Building a Chaos Calendar

Run GameDays regularly — quarterly is a good cadence for mature teams, monthly for teams early in their chaos journey.

Q1: App server failure (kill N-1 instances)
Q2: Database primary failure (promote replica)
Q3: Third-party payment service outage (circuit breaker + queue fallback)
Q4: Full AZ failure simulation

Between GameDays:
  Monthly: smaller experiments (latency injection on one endpoint)
  Weekly: review chaos metrics (circuit breaker open counts, retry rates)

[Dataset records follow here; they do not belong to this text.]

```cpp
template <int EPI>
__device__ __forceinline__ void epi_load(const ConvDesc& d, const ConvPtrs& P, int cot, int half, int h, int n, int oy,
                                         int ox, bool pvalid, EpiRegs& R) {
  const int plane = d.OHf * d.OWf;
  constexpr bool kRes = epi_reads_res(EPI), kAux = epi_reads_aux(EPI), kAux2 = epi_reads_aux2(EPI);
  const float* yb = P.y + n * d.y_bs;
  const float* resb = kRes ? P.res + n * d.res_bs : nullptr;
  const float* auxb = kAux ? P.aux + n * d.aux_bs : nullptr;
  const float* aux2b = kAux2 ? P.aux2 + n * d.aux2_bs : nullptr;
  const bool has_bias = P.bias != nullptr;
  const bool tile_ok = pvalid && cot < d.ncot;
  R.n = n;
#pragma unroll
  for (int q = 0; q < 8; ++q) {
    const int r = half * 8 + q;
    const int co = cot * 32 + (r & 3) + 8 * (r >> 2) + 4 * h;
    R.ok[q] = tile_ok && co < d.Cout;
    R.off[q] = d.ps2 ? (co >> 2) * plane + (oy * 2 + ((co >> 1) & 1)) * d.OWf + ox * 2 + (co & 1)
                     : co * plane + oy * d.OWf + ox;
    R.bv[q] = (has_bias && R.ok[q]) ? P.bias[co] : 0.0f;
    if constexpr (kRes) R.rv[q] = R.ok[q] ? resb[R.off[q]] : 0.0f;
    if constexpr (kAux) R.av[q] = R.ok[q] ? auxb[R.off[q]] : 0.0f;
    if constexpr (kAux2) R.rv[q] = R.ok[q] ? aux2b[R.off[q]] : 0.0f;
  }
  if (d.accum) {
#pragma unroll
    for (int q = 0; q < 8; ++q) R.old[q] = R.ok[q] ? yb[R.off[q]] : 0.0f;
  }
}

template <int EPI>
__device__ __forceinline__ void epi_finish(const ConvDesc& d, const ConvPtrs& P, const float (&a8)[8], const EpiRegs& R) {
  float* yb = P.y + R.n * d.y_bs;
  float* y2b = P.y2 ? P.y2 + R.n * d.y2_bs : nullptr;
  constexpr bool kRv = epi_reads_res(EPI) || epi_reads_aux2(EPI), kAux = epi_reads_aux(EPI);
  float v[8];
#pragma unroll
  for (int q = 0; q < 8; ++q) {
    float side;
    v[q] = epi_apply<EPI>(a8[q] + R.bv[q], kRv ? R.rv[q] : 0.0f, kAux ? R.av[q] : 0.0f, side);
    if constexpr (epi_writes_side(EPI))
      if (y2b && R.ok[q]) y2b[R.off[q]] = side;
  }
  if (d.accum) {
#pragma unroll
    for (int q = 0; q < 8; ++q) v[q] += R.old[q];
  }
  if constexpr (epi_may_gelu(EPI)) {
    if (y2b) {
#pragma unroll
      for (int q = 0; q < 8; ++q) epi_materialise(v[q], yb, y2b, R.off[q], R.ok[q]);
    }
  }
#pragma unroll
  for (int q = 0; q < 8; ++q)
    if (R.ok[q]) yb[R.off[q]] = v[q];
}

template <int EPI, int TCO, int TPX, bool PIPE>
__device__ __forceinline__ void epilogue_tiles(const ConvDesc& d, const ConvPtrs& P, const f32x16 (&acc)[TCO][TPX], int cot0,
                                               int h, const int (&pn)[TPX], const int (&poy)[TPX], const int (&pox)[TPX],
                                               const bool (&pv)[TPX]) {
  if constexpr (!PIPE) {
#pragma unroll
    for (int tp = 0; tp < TPX; ++tp)
#pragma unroll
      for (int a = 0; a < TCO; ++a) {
        if (cot0 + a < d.ncot) store_tile_e<EPI>(d, P, acc[a][tp], cot0 + a, h, pn[tp], poy[tp], pox[tp], pv[tp]);
        __builtin_amdgcn_sched_barrier(0);
      }
    return;
  }
  constexpr int S = TPX * TCO * 2;
  EpiRegs R[2];
  epi_load<EPI>(d, P, cot0, 0, h, pn[0], poy[0], pox[0], pv[0], R[0]);
#pragma unroll
  for (int i = 0; i < S; ++i) {
    const int half = i & 1, a = (i >> 1) % TCO, tp = (i >> 1) / TCO;
    if (i + 1 < S) {
      const int i2 = i + 1;
      const int half2 = i2 & 1, a2 = (i2 >> 1) % TCO, tp2 = (i2 >> 1) / TCO;
      epi_load<EPI>(d, P, cot0 + a2, half2, h, pn[tp2], poy[tp2], pox[tp2], pv[tp2], R[i2 & 1]);
    }
    __builtin_amdgcn_sched_barrier(0);
    float a8[8];
#pragma unroll
    for (int q = 0; q < 8; ++q) a8[q] = acc[a][tp][half * 8 + q];
    epi_finish<EPI>(d, P, a8, R[i & 1]);
    __builtin_amdgcn_sched_barrier(0);
  }
}

template <int TCO, int TPX, bool PIPE2 = false>
__device__ __forceinline__ void epilogue_dispatch(const ConvDesc& d, const ConvPtrs& P, const f32x16 (&acc)[TCO][TPX],
                                                  int cot0, int h, const int (&pn)[TPX], const int (&poy)[TPX],
                                                  const int (&pox)[TPX], const bool (&pv)[TPX]) {
  EpiAll::dispatch(d.epi, [&](auto kind) {
    constexpr int EPI = decltype(kind)::value;
    epilogue_tiles<EPI, TCO, TPX, EPI == ICM_EPI_AXPY2 && PIPE2>(d, P, acc, cot0, h, pn, poy, pox, pv);
  });
}

int launch_conv_ks8(const ConvDesc& d, int tco, long long nblk, int ngroups, size_t lds_bytes, hipStream_t stream);

bool wino_supported(const icm_conv_args& a);
int plan_conv_wino(const icm_conv_args& a, int ngroups, WinoPlan& p);
int run_conv_wino(const icm_conv_args* arr, int ngroups, hipStream_t stream);
long long wino_transform_floats(const icm_conv_args& a);
int run_wino_transform(const icm_conv_args* arr, int ngroups, hipStream_t stream);

int plan_conv1x1(const icm_conv_args& a, int ngroups, int force_mode, ConvPlan& p);
int launch_conv1x1(ConvDesc& d, const icm_conv_args& a, const ConvPlan& p, int ngroups, hipStream_t stream);

}
```

image-compression-for-machine_amd/csrc/conv_ks8.hip:

```cpp
#include <cstdlib>
#include "conv_common.h"

namespace icm {

template <int EPI>
__device__ __forceinline__ void ks8_store(const ConvDesc& d, const ConvPtrs& P, const f32x16 v, int cot, int hf, int h, int n,
                                          int oy, int ox, bool pvalid) {
  if (hf == 0) store_half_e<EPI, 0>(d, P, v, cot, h, n, oy, ox, pvalid);
  else store_half_e<EPI, 1>(d, P, v, cot, h, n, oy, ox, pvalid);
}

template <int TCO, int TPX>
__global__ __launch_bounds__(512, 2) void conv_ks8_kernel(const ConvDesc d) {
  extern __shared__ __attribute__((aligned(16))) float smem[];
  static_assert(TCO * TPX == 4, "four output tiles per workgroup: one half tile per wave in the epilogue");
  const int tid = threadIdx.x, lane = tid & 63;
  const int wave = __builtin_amdgcn_readfirstlane(tid >> 6);
  const ConvPtrs P = d.g[blockIdx.y];
  const PatchGeom& pg = d.pg;
  int bid = xcd_block_id();
  const int cb = bid % d.ncb;
  int pt = bid / d.ncb;
  const int tx_i = pt % d.tiles_x;
  pt /= d.tiles_x;
  const int ty_i = pt % d.tiles_y;
  const int tn_i = pt / d.tiles_y;
  const int ox0 = tx_i << d.lgTW, oy0 = ty_i << d.lgTH, n0 = tn_i << d.lgTI;
  const int iyb = oy0 + d.iy0, ixb = ox0 + d.ix0;
  const int bufsz = d.ckm * 8 * pg.CS;
  const int nchunks = (d.nchunks8 + d.ckm - 1) / d.ckm;
  const long long HWb = (long long)pg.H * pg.W * 4;
  const float* zero = icm_zero_page + lane;
  const int nj = (pg.TIPH * pg.PW + 63) >> 6;

  PlaneMap pm;
  plane_map_init(pm, pg, n0, iyb, ixb, lane);
  const char* xb = reinterpret_cast<const char*>(P.x);
  auto stage = [&](int chunk) {
    const int c0 = chunk * d.ckm * 8;
    const int nch = min(d.ckm, d.nchunks8 - chunk * d.ckm) * 8;
    float* dst = smem + (chunk & 1) * bufsz;
    for (int cl = wave; cl < nch; cl += 8) {
      const int c = c0 + cl;
      const char* base = xb + (long long)c * HWb;
      float* slab = dst + cl * pg.CS;
#pragma unroll
      for (int j = 0; j < ICM_MAXJ; ++j) {
        if (j < nj && pm.loff[j] >= 0) {
          const float* pp = (c < pg.C && pm.goff[j] >= 0) ? reinterpret_cast<const float*>(base + pm.goff[j]) : zero;
          __builtin_amdgcn_global_load_lds(pp, slab + 64 * j, 4, 0, 0);
        }
      }
    }
  };

  const int h = lane >> 5, l31 = lane & 31;
  const int TWm = (1 << d.lgTW) - 1, THm = (1 << d.lgTH) - 1;
  int boff[TPX];
#pragma unroll
  for (int tp = 0; tp < TPX; ++tp) {
    const int p = tp * 32 + l31;
    const int tx = p & TWm, ty = (p >> d.lgTW) & THm, ti = p >> (d.lgTW + d.lgTH);
    boff[tp] = h * pg.CS + ti * pg.PP + ty * pg.PWrow + tx;
  }
  f32x16 acc[TCO][TPX];
#pragma unroll
  for (int a = 0; a < TCO; ++a)
#pragma unroll
    for (int b = 0; b < TPX; ++b)
#pragma unroll
      for (int r = 0; r < 16; ++r) acc[a][b][r] = 0.0f;

  const char* wbase = reinterpret_cast<const char*>(P.wp);
  const int cot0 = cb * TCO;
  unsigned wl[TCO];
#pragma unroll
  for (int a = 0; a < TCO; ++a) wl[a] = (unsigned)(min(cot0 + a, d.ncot - 1) * 64 + lane) * 16u;
  const long long qstride = (long long)d.ncot * 64 * 16;
  const int Qtot = d.nchunks8 * d.ntaps;
  const int qchunk = d.ckm * d.ntaps;
  int step_lane;
  {
    const int sq = lane / d.ntaps, tq = lane - sq * d.ntaps;
    step_lane = sq * 8 * pg.CS + d.tapoff[tq];
  }
  constexpr int PF = 4;
  f32x4 aq[PF][TCO];
#pragma unroll
  for (int u = 0; u < PF; ++u)
#pragma unroll
    for (int a = 0; a < TCO; ++a)
      aq[u][a] = *reinterpret_cast<const f32x4*>(wbase + (long long)min(wave + 8 * u, Qtot - 1) * qstride + wl[a]);

  stage(0);
  asm volatile("s_waitcnt vmcnt(0)" ::: "memory");
  __syncthreads();
  int chunk = 0, qend = min(qchunk, Qtot);
  if (nchunks > 1) stage(1);
  auto cross = [&]() {
    asm volatile("s_waitcnt vmcnt(0)" ::: "memory");
    __syncthreads();
    ++chunk;
    qend = min((chunk + 1) * qchunk, Qtot);
    if (chunk + 1 < nchunks) stage(chunk + 1);
  };
  for (int q0 = wave; q0 < Qtot; q0 += 8 * PF) {
#pragma unroll
    for (int u = 0; u < PF; ++u) {
      const int q = q0 + 8 * u;
      if (q >= Qtot) break;
      while (q >= qend) cross();
      const float* bp = smem + (chunk & 1) * bufsz + __builtin_amdgcn_readlane(step_lane, q - chunk * qchunk);
      float bv[4][TPX];
#pragma unroll
      for (int j = 0; j < 4; ++j)
#pragma unroll
        for (int tp = 0; tp < TPX; ++tp) bv[j][tp] = bp[boff[tp] + 2 * j * pg.CS];
      const char* sp = wbase + (long long)min(q + 8 * PF, Qtot - 1) * qstride;
#pragma unroll
      for (int a = 0; a < TCO; ++a) {
#pragma unroll
        for (int tp = 0; tp < TPX; ++tp)
#pragma unroll
          for (int j = 0; j < 4; ++j)
            acc[a][tp] = __builtin_amdgcn_mfma_f32_32x32x2f32(aq[u][a][j], bv[j][tp], acc[a][tp], 0, 0, 0);
        aq[u][a] = *reinterpret_cast<const f32x4*>(sp + wl[a]);
      }
    }
  }
  while (chunk + 1 < nchunks) cross();
  asm volatile("s_waitcnt vmcnt(0)" ::: "memory");
  __syncthreads();

  float* red = smem;
#pragma unroll
  for (int a = 0; a < TCO; ++a)
#pragma unroll
    for (int tp = 0; tp < TPX; ++tp)
#pragma unroll
      for (int r = 0; r < 16; ++r) red[((wave * 4 + a * TPX + tp) * 16 + r) * 64 + lane] = acc[a][tp][r];
  __syncthreads();
  const int t = wave >> 1, hf = wave & 1;
  f32x16 v;
#pragma unroll
  for (int r = 0; r < 16; ++r) v[r] = 0.0f;
#pragma unroll
  for (int q = 0; q < 8; ++q) {
    float s = 0.0f;
#pragma unroll
    for (int k = 0; k < 8; ++k) s += red[((k * 4 + t) * 16 + hf * 8 + q) * 64 + lane];
    if (hf == 0) v[q] = s; else v[8 + q] = s;
  }
  const int a_t = t / TPX, tp_t = t % TPX;
  const int cot = cot0 + a_t;
  const int p = tp_t * 32 + l31;
  const int tx = p & TWm, ty = (p >> d.lgTW) & THm, ti = p >> (d.lgTW + d.lgTH);
  const int n = n0 + ti, oyv = oy0 + ty, oxv = ox0 + tx;
  const bool pvalid = (n < pg.N) && (oyv < d.OHv) && (oxv < d.OWv) && cot < d.ncot;
  const int oy = oyv * d.out_sy + d.out_oy, ox = oxv * d.out_sx + d.out_ox;
  EpiKs8::dispatch(d.epi, [&](auto kind) { ks8_store<decltype(kind)::value>(d, P, v, cot, hf, h, n, oy, ox, pvalid); });
}

int launch_conv_ks8(const ConvDesc& d, int tco, long long nblk, int ngroups, size_t lds_bytes, hipStream_t stream) {
  void (*fn)(const ConvDesc) = tco == 2 ? conv_ks8_kernel<2, 2> : conv_ks8_kernel<1, 4>;
  if (lds_bytes > 64 * 1024 && !ensure_max_lds(reinterpret_cast<const void*>(fn))) return ICM_ERR_LAUNCH;
  hipLaunchKernelGGL(fn, dim3((unsigned)nblk, ngroups, 1), dim3(512), lds_bytes, stream, d);
  ICM_CHECK_LAUNCH();
  return ICM_OK;
}

}
```

Measured before the change: 392.2 images/s.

Rotate who plays each role — everyone should experience being the chaos engineer, incident commander, and observer.

Chaos as a Hiring Signal

Teams that run regular GameDays attract engineers who want to work on robust systems. It signals:

  • The team takes reliability seriously
  • Learning from failure is safe and expected
  • There’s space to be curious about how the system actually works

Include GameDay experience in engineering blog posts and job descriptions. “We run monthly chaos exercises” is a strong signal to experienced reliability engineers.

Automated Chaos in CI/CD

For mature teams, run chaos experiments automatically against staging on every deployment:

# GitHub Actions: chaos test on deployment
- name: Deploy to staging
  run: ./deploy.sh staging

- name: Wait for health checks
  run: ./scripts/wait-healthy.sh staging 120

- name: Run chaos suite
  run: |
    # Kill one instance, verify health
    ./chaos/kill-single-instance.sh staging
    ./chaos/assert-steady-state.sh staging 30

    # Inject 200ms latency, verify circuit breaker
    ./chaos/inject-latency.sh staging 200ms
    ./chaos/assert-steady-state.sh staging 60

    # Restore and verify
    ./chaos/restore.sh staging

- name: Promote to production (only if chaos passed)
  run: ./promote.sh staging production

This ensures every release is validated against your known failure modes before reaching users.